We learn how the spread of malaria, the potato, tobacco, guano, rubber plants, and sugar cane have disrupted and convulsed the planet and will continue to do so until we are finally living on one integrated or at least close-to-integrated Earth. Whether or not the human instigators of all this remarkable change will survive the process they helped to initiate more than five hundred years ago remains, Mann suggests in this monumental and revelatory book, an open question.
It looked an ice cream cone.

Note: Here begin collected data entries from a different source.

# garrelt/C2-Ray3Dm

Hardware: AMD Instinct MI355X
Metric: cells-traced/sec (grid^3 x sources / wallclock) on 256^3 (higher is better)
Workload: dtype f64

## Files before the change

c2-ray3dm_amd/_capi.py:

```python
import ctypes as C
import os

_HERE = os.path.dirname(os.path.abspath(__file__))
LIB_PATH = os.path.join(_HERE, "libc2ray_hip.so")
MAX_ITER_LOG = 128

GRID_NDENS, GRID_XH, GRID_XH_AV, GRID_XH_INTERMED, GRID_PHIH, GRID_PHIHEAT, GRID_TEMPER, GRID_XH0, GRID_XH_AV0, GRID_XH_INTERMED0 = range(10)


class Params(C.Structure):
    _fields_ = [("mesh", C.c_int32 * 3), ("device", C.c_int32), ("subboxsize", C.c_int32),
                ("max_subbox", C.c_int32), ("numtau", C.c_int32), ("max_outer_iter", C.c_int32),
                ("max_chem_iter", C.c_int32), ("deterministic_rates", C.c_int32),
                ("sweep_mode", C.c_int32), ("allfrac", C.c_int32),
                ("epsilon", C.c_double), ("convergence_fraction", C.c_double),
                ("minimum_fractional_change", C.c_double), ("minimum_fraction_of_atoms", C.c_double),
                ("loss_fraction", C.c_double), ("max_coldensh", C.c_double),
                ("tau_photo_limit", C.c_double), ("sigma_HI", C.c_double),
                ("minlogtau", C.c_double), ("dlogtau", C.c_double), ("weight_floor", C.c_double),
                ("sqrt2", C.c_double), ("sqrt3", C.c_double), ("pi", C.c_double),
                ("abu_c", C.c_double), ("bh00", C.c_double), ("albpow", C.c_double),
                ("colh0", C.c_double), ("temph0", C.c_double), ("S_star", C.c_double),
                ("scratch_bytes", C.c_size_t)]

# ... 55 lines not shown
    ("c2r_set_clumping_grid", C.c_int, [_P, _P]),
    ("c2r_default_thermal", C.c_int, [C.POINTER(ThermalParams)]),
    ("c2r_set_thermal", C.c_int, [_P, C.POINTER(ThermalParams), _P, _P, _I32, _P]),
    ("c2r_set_redshift", C.c_int, [_P, _D]),
    ("c2r_set_final_temperature", C.c_int, [_P]),
    ("c2r_set_sources", C.c_int, [_P, _P, _P, _I32]),
    ("c2r_set_exchange_overlap", C.c_int, [_P, _I32]),
    ("c2r_set_xray_tables", C.c_int, [_P, _P, _P, _I32]),
    ("c2r_set_xray_heat_tables", C.c_int, [_P, _P, _P, _I32]),
    ("c2r_set_xray_sources", C.c_int, [_P, _P, _I32]),
    ("c2r_set_rank", C.c_int, [_P, _I32, _I32, ALLREDUCE_FN, _P]),
    ("c2r_set_slab_chemistry", C.c_int, [_P, _P, _P, _P]),
    ("c2r_slab", C.c_int, [_P, _I32, _I32, C.POINTER(C.c_size_t), C.POINTER(C.c_size_t)]),
    ("c2r_set_source_share", C.c_int, [_P, _P, _I32]),
    ("c2r_last_nbox", C.c_int, [_P, _P, _I32]),
    ("c2r_set_balance", C.c_int, [_P, _I32]),
    ("c2r_source_share", C.c_int, [_P, _P, _I32, C.POINTER(_I32)]),
    ("c2r_balanced_shares", C.c_int, [_P, _I32, _I32, _I32, _P, C.POINTER(_I32)]),
    ("c2r_set_source_queue", C.c_int, [_P, _P, _P, _I32]),
    ("c2r_get_device", C.c_int, [_P, C.POINTER(_I32)]),
    ("c2r_bind_device_buffers", C.c_int, [_P, _P, _P, _P, _P, _P]),
    ("c2r_device_ptr", C.c_int, [_P, _I32, C.POINTER(_P)]),
    ("c2r_upload", C.c_int, [_P, _I32, _P]),
    ("c2r_download", C.c_int, [_P, _I32, _P]),
    ("c2r_zero_rates", C.c_int, [_P]),
    ("c2r_pass_sources", C.c_int, [_P, C.POINTER(_D), C.POINTER(_I64), C.POINTER(_I64)]),
    ("c2r_allreduce_rates", C.c_int, [_P]),
    ("c2r_exchange_stats", C.c_int, [_P, C.POINTER(_I64), C.POINTER(_I64), C.POINTER(_I64), C.POINTER(_I64)]),
    ("c2r_evolve0d_host", C.c_int, [_P, _I32, C.c_void_p, C.c_void_p, C.c_void_p, C.c_void_p, C.c_void_p, C.c_void_p, C.c_void_p,
                                    C.c_void_p, C.POINTER(_D)]),
# ... 96 lines not shown
```

c2-ray3dm_amd/csrc/ctx.hpp:

```cpp
#pragma once
#include "../../include/c2ray_hip.h"
#include "../../include/c2ray_constants.h"
#include "kernels_common.hpp"

#include <algorithm>
#include <chrono>
#include <cmath>
#include <cstdio>
#include <cstring>
#include <functional>
#include <map>
#include <string>
#include <vector>

namespace c2r {

struct BoxDesc;

constexpr int kSumBlocks = 1024;
constexpr int kFoldLossMax = 64;
constexpr int kFusedQmax = 10;
constexpr int kMaxSlabRanks = 64;
constexpr int kFewSources = 32;

constexpr int kMaxChains = 4;
struct SweepScratch {
    hipStream_t stream = nullptr; bool own_stream = false;
    int cap = 0;
    double *d_planes = nullptr;
    double *d_gbox = nullptr;
    double *d_gbox_h = nullptr;
    int *d_srcpos_b = nullptr, *d_srcw_b = nullptr; double *d_nflux_b = nullptr, *d_nflux_x = nullptr;
    char *d_batch = nullptr, *h_batch = nullptr; size_t batch_bytes = 0;
    char *d_batch_init = nullptr; std::vector<char> batch_image;
    char *d_hbatch = nullptr;
    int *d_active[2] = {nullptr, nullptr};
    int *d_nactive = nullptr;
    int *h_nactive = nullptr;
    int *d_hnactive = nullptr;
    std::vector<hipEvent_t> ev_box;
    hipEvent_t ev_done = nullptr;
    double *d_loss_partial = nullptr, *d_loss_acc = nullptr, *d_final_loss = nullptr;
    int *d_final_nbox = nullptr;
    int *d_perm = nullptr, *h_perm = nullptr;
};
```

But when I came closer, I realized that the boy was eating a raw sweet potato. His father had whittled at the top to expose the orange flesh, which the boy was licking; the unpeeled bottom of the sweet potato served as a handle.
This was at a farm about 300 miles northwest of Shanghai. Sweet potatoes are often eaten raw in rural China--a curiosity to Westerners like me. I didnt realize that I had been staring until the boy ran to seek the protection of his father, who was hoeing a row of sweet potatoes. The father glared at me as I waved an apology. Because I dont speak Chinese, I couldnt tell him that I had been staring not at his son, but at the sweet potato in his hand. Nor could I say that I was staring because the sweet potato was an emblem of four hundred years of convulsive global change.
Sweet potatoes are native to Central America. Spanish ships carried them to Manila in the 1570s, and then a Chinese ship captain smuggled the vines past Spanish customs by wrapping them around ropes and coiling the ropes in a basket. He took the contraband plants to Fujian, in southeast China, across from Taiwan. It was a time of famine in China. The captains son took the sweet potatoes to the governor of Fujian, who in turn ordered farmers to plant the fanshu (foreign tubers). The famine ended. Other regions took up sweet potatoes to solve their food problems. Millions of lives were saved. For three centuries the food of the Chinese poor was not rice but sweet potato.
How did that Chinese kid get his sweet potato? Christopher Columbus. Scientists view Columbus as the man who inadvertently began an explosive global biological swap. After he established contact between the eastern and western hemisphere, thousands of plant and animal species ricocheted around the continents. It was the biggest event in the history of life since the death of the dinosaurs. The Columbian Exchange, as historians call it, is why there are tomatoes in Italy, oranges in the United States, potatoes in Ireland, chili peppers in Thailand--and sweet potatoes in China.
It also is a big part of the reason why the British lost the Revolutionary War, why Mexico City became the worlds first truly international city, and why millions of African slaves were transported unwillingly across the Atlantic. Indeed, these are among the subjects of my book, which is largely about the Columbian Exchange.
The sweet potato--along with another American import, corn--did help save China from the calamity of famine. But they also caused another calamity. Traditional Chinese agriculture focused on rice, which had to be grown in wet river valleys. Sweet potatoes and corn could be grown in Chinas dry highlands. Armies of farmers went out and cleared the forests on these highlands. The result was catastrophic erosion. Silt filled the Yangzi and Huang He (Yellow) rivers, setting off huge floods that killed millions of people. It was like one Katrina after another, a Chinese scientist told me. Beset by disaster, China fell behind in the race for global supremacy.
All of this history was encapsulated in the boy and his sweet potato, though he didnt know it. To him, it was just a snack. When I took out my camera, the boys father rolled his eyes in disbelief. But I was taking a picture of centuries of global turbulence. The boy pouted; I clicked the shutter.